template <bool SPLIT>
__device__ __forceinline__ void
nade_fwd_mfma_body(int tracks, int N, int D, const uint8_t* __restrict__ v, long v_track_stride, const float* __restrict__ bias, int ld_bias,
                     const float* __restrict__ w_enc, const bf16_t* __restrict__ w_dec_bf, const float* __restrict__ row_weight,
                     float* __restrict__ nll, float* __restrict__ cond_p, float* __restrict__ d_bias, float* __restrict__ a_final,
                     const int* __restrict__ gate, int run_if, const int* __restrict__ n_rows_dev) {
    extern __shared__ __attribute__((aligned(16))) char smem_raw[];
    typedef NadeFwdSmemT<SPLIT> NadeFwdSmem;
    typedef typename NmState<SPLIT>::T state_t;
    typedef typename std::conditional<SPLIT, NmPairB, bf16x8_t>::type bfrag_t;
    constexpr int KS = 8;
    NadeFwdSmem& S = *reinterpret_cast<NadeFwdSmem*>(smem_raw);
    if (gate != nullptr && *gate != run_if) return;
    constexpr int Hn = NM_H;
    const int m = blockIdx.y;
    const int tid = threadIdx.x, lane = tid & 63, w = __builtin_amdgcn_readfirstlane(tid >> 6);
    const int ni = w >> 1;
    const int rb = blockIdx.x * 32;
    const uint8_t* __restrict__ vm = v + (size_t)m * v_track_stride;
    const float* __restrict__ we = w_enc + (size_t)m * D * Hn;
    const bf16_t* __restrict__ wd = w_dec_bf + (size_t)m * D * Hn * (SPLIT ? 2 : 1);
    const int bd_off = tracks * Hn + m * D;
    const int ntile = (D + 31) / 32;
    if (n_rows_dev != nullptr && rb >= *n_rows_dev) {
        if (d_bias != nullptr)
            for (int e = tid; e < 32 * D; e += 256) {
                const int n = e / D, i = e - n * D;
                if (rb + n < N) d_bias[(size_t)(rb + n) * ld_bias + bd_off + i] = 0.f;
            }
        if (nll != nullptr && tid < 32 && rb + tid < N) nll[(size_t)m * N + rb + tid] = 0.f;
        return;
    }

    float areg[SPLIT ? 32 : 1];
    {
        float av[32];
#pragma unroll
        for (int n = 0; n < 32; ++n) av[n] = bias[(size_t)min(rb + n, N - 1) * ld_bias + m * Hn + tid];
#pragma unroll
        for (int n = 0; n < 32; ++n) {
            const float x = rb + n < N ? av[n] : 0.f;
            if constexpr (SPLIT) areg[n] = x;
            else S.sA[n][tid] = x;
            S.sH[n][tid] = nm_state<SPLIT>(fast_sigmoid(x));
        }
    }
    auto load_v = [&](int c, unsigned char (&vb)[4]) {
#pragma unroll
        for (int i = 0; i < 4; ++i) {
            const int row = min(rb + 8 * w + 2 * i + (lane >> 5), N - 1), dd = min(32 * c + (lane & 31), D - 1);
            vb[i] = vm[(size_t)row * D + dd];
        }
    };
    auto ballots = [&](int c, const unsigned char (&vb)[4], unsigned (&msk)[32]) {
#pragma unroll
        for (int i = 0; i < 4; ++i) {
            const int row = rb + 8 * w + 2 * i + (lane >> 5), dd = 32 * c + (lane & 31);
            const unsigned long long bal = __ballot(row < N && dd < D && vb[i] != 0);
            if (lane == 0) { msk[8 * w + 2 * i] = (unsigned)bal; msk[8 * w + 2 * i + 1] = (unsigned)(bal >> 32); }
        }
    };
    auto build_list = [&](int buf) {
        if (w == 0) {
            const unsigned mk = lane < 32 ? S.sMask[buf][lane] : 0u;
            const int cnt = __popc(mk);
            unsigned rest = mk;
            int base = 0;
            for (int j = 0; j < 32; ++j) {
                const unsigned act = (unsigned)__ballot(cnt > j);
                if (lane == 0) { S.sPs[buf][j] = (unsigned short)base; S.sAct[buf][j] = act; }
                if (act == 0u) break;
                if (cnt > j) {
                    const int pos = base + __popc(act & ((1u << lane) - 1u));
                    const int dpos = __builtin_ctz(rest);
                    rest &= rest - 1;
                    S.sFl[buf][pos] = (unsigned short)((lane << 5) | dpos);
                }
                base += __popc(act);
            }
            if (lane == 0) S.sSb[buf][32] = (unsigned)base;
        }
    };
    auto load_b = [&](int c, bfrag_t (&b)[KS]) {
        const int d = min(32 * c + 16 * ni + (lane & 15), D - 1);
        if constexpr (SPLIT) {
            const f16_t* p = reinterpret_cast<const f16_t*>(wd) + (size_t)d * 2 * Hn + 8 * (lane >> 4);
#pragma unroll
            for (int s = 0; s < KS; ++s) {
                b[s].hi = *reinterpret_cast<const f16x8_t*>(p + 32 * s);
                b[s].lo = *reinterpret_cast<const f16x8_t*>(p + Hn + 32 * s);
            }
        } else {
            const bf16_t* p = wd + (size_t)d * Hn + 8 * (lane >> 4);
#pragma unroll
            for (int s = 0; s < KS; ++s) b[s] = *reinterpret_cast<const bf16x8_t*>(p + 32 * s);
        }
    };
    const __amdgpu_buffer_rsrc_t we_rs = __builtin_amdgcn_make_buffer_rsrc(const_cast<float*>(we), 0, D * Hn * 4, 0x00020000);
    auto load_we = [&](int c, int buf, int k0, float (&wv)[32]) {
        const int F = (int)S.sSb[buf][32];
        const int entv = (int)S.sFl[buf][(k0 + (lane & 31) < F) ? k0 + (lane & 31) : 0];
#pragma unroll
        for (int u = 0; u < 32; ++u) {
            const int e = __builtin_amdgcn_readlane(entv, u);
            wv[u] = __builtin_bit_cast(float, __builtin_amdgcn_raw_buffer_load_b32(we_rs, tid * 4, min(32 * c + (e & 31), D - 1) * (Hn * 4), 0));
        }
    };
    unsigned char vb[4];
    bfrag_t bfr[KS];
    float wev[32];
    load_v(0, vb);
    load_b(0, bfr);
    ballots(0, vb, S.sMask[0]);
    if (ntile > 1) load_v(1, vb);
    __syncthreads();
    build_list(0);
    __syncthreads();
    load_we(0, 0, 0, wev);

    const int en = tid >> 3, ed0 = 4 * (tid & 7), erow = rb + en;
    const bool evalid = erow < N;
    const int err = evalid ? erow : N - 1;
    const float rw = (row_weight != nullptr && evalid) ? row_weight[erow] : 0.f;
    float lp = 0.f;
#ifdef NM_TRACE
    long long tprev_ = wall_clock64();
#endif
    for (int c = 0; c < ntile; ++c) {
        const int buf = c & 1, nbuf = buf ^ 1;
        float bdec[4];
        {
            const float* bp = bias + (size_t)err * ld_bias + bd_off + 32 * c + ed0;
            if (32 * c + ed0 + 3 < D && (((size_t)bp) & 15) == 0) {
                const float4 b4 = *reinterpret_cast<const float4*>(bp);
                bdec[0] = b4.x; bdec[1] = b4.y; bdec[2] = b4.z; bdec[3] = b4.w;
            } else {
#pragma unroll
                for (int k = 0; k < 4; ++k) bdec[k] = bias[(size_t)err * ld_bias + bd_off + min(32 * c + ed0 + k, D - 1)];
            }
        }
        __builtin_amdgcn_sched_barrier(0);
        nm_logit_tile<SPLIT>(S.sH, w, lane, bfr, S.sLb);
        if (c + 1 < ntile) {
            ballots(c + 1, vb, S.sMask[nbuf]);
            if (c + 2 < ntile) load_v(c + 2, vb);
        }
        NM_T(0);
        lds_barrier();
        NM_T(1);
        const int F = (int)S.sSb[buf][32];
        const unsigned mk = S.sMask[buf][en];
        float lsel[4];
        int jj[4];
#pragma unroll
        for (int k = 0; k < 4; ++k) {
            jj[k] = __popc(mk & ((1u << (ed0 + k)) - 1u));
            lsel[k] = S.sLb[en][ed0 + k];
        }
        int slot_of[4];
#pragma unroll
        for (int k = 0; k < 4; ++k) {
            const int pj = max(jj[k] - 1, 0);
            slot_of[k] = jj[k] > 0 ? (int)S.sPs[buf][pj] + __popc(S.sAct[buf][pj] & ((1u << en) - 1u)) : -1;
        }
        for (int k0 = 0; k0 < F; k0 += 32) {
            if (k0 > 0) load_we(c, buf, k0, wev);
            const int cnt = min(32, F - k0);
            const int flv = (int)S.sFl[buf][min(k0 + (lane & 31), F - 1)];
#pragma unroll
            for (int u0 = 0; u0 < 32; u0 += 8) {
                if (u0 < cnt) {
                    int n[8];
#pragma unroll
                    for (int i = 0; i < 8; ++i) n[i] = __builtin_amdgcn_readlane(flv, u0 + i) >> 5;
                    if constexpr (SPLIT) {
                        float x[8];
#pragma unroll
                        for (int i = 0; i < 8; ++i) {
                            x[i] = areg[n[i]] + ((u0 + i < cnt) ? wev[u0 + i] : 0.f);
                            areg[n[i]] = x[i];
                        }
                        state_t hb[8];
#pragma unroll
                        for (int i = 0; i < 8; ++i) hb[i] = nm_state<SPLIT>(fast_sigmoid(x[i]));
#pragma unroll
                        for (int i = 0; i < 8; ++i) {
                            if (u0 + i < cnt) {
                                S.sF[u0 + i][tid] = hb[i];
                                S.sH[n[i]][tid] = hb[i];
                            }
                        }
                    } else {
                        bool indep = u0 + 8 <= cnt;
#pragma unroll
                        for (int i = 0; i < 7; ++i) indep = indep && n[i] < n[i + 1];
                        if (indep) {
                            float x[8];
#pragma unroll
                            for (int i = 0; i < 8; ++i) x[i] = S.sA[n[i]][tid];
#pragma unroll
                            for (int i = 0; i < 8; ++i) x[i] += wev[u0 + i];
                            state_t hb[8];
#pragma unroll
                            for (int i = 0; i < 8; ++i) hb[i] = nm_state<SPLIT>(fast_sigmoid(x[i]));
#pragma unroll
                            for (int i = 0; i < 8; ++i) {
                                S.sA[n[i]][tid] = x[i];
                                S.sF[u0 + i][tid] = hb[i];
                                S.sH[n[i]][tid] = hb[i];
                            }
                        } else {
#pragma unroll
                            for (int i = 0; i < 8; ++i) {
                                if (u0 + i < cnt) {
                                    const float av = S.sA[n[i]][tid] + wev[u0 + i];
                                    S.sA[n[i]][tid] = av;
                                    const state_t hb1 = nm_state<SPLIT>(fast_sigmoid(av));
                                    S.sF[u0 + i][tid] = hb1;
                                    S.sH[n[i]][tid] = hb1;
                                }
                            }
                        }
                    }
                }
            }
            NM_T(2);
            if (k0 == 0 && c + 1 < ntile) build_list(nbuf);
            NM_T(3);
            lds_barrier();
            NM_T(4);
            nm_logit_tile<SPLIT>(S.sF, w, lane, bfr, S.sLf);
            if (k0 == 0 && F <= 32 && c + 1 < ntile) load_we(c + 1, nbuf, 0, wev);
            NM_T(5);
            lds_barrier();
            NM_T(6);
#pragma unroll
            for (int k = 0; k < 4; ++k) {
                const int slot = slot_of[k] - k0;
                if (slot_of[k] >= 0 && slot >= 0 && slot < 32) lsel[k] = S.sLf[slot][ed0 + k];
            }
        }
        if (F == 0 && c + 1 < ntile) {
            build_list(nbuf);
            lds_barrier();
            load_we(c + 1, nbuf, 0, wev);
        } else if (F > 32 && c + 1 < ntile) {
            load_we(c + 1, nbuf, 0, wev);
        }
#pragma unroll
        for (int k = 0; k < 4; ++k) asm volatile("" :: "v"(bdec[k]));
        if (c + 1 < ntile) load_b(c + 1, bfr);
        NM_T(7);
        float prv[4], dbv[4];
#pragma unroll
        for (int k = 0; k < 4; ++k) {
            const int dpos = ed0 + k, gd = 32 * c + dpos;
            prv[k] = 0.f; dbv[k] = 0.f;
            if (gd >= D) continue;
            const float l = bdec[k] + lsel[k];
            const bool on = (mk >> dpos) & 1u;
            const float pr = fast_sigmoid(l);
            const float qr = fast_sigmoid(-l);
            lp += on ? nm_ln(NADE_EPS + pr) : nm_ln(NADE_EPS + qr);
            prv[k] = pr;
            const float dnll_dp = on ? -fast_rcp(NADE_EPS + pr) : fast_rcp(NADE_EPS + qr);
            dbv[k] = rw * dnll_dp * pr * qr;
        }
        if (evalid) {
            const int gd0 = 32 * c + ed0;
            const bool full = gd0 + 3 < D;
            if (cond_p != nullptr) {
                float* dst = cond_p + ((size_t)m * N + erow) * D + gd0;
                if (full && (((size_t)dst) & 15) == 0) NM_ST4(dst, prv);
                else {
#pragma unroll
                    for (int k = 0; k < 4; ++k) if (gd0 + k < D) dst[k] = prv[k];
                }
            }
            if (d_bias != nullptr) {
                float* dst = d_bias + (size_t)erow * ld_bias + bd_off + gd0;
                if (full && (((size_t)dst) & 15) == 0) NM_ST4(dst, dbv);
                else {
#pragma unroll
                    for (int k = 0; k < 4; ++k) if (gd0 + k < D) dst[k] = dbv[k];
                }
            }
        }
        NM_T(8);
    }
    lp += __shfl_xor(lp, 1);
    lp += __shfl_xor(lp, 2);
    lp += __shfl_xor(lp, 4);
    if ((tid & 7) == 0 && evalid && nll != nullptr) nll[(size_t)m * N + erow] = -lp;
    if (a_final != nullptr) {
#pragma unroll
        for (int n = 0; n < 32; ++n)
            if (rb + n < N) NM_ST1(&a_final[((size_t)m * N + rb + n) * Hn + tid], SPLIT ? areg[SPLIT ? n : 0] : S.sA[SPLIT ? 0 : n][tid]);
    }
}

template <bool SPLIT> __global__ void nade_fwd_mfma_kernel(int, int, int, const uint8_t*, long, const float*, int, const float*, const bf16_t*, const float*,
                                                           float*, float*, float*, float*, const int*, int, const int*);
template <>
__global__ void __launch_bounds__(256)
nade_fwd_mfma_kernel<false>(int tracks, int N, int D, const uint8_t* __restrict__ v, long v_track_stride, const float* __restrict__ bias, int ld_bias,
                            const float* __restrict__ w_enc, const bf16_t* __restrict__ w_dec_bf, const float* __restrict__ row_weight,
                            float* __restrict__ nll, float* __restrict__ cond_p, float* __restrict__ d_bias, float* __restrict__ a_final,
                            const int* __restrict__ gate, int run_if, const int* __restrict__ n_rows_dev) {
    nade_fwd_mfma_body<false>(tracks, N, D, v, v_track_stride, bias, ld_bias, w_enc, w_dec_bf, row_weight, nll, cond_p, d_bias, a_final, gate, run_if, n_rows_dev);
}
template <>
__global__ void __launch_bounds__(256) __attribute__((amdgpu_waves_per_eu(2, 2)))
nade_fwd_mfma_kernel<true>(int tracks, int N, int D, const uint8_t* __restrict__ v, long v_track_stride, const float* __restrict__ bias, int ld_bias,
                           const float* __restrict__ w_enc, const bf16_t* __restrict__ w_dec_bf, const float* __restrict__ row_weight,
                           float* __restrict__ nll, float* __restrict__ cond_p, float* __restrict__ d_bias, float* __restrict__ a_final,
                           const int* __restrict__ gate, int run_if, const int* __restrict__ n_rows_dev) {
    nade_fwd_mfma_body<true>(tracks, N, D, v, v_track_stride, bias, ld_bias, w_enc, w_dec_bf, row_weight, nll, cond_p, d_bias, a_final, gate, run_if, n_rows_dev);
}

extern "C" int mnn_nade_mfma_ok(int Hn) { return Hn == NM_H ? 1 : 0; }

****

§ **REQUIRED ACTION**:
Look above for lines with the word "bdec" and copy them all.

§ **RESPONSE FOR THIS EXERCISE**:
        float bdec[4];
                bdec[0] = b4.x; bdec[1] = b4.y; bdec[2] = b4.z; bdec[3] = b4.w;
                for (int k = 0; k < 4; ++k) bdec[k] = bias[(size_t)err * ld_bias + bd_off + min(32 * c + ed0 + k, D - 1)];
        for (int k = 0; k < 4; ++k) asm volatile("" :: "v"(bdec[k]));
            const float l = bdec[k] + lsel[k];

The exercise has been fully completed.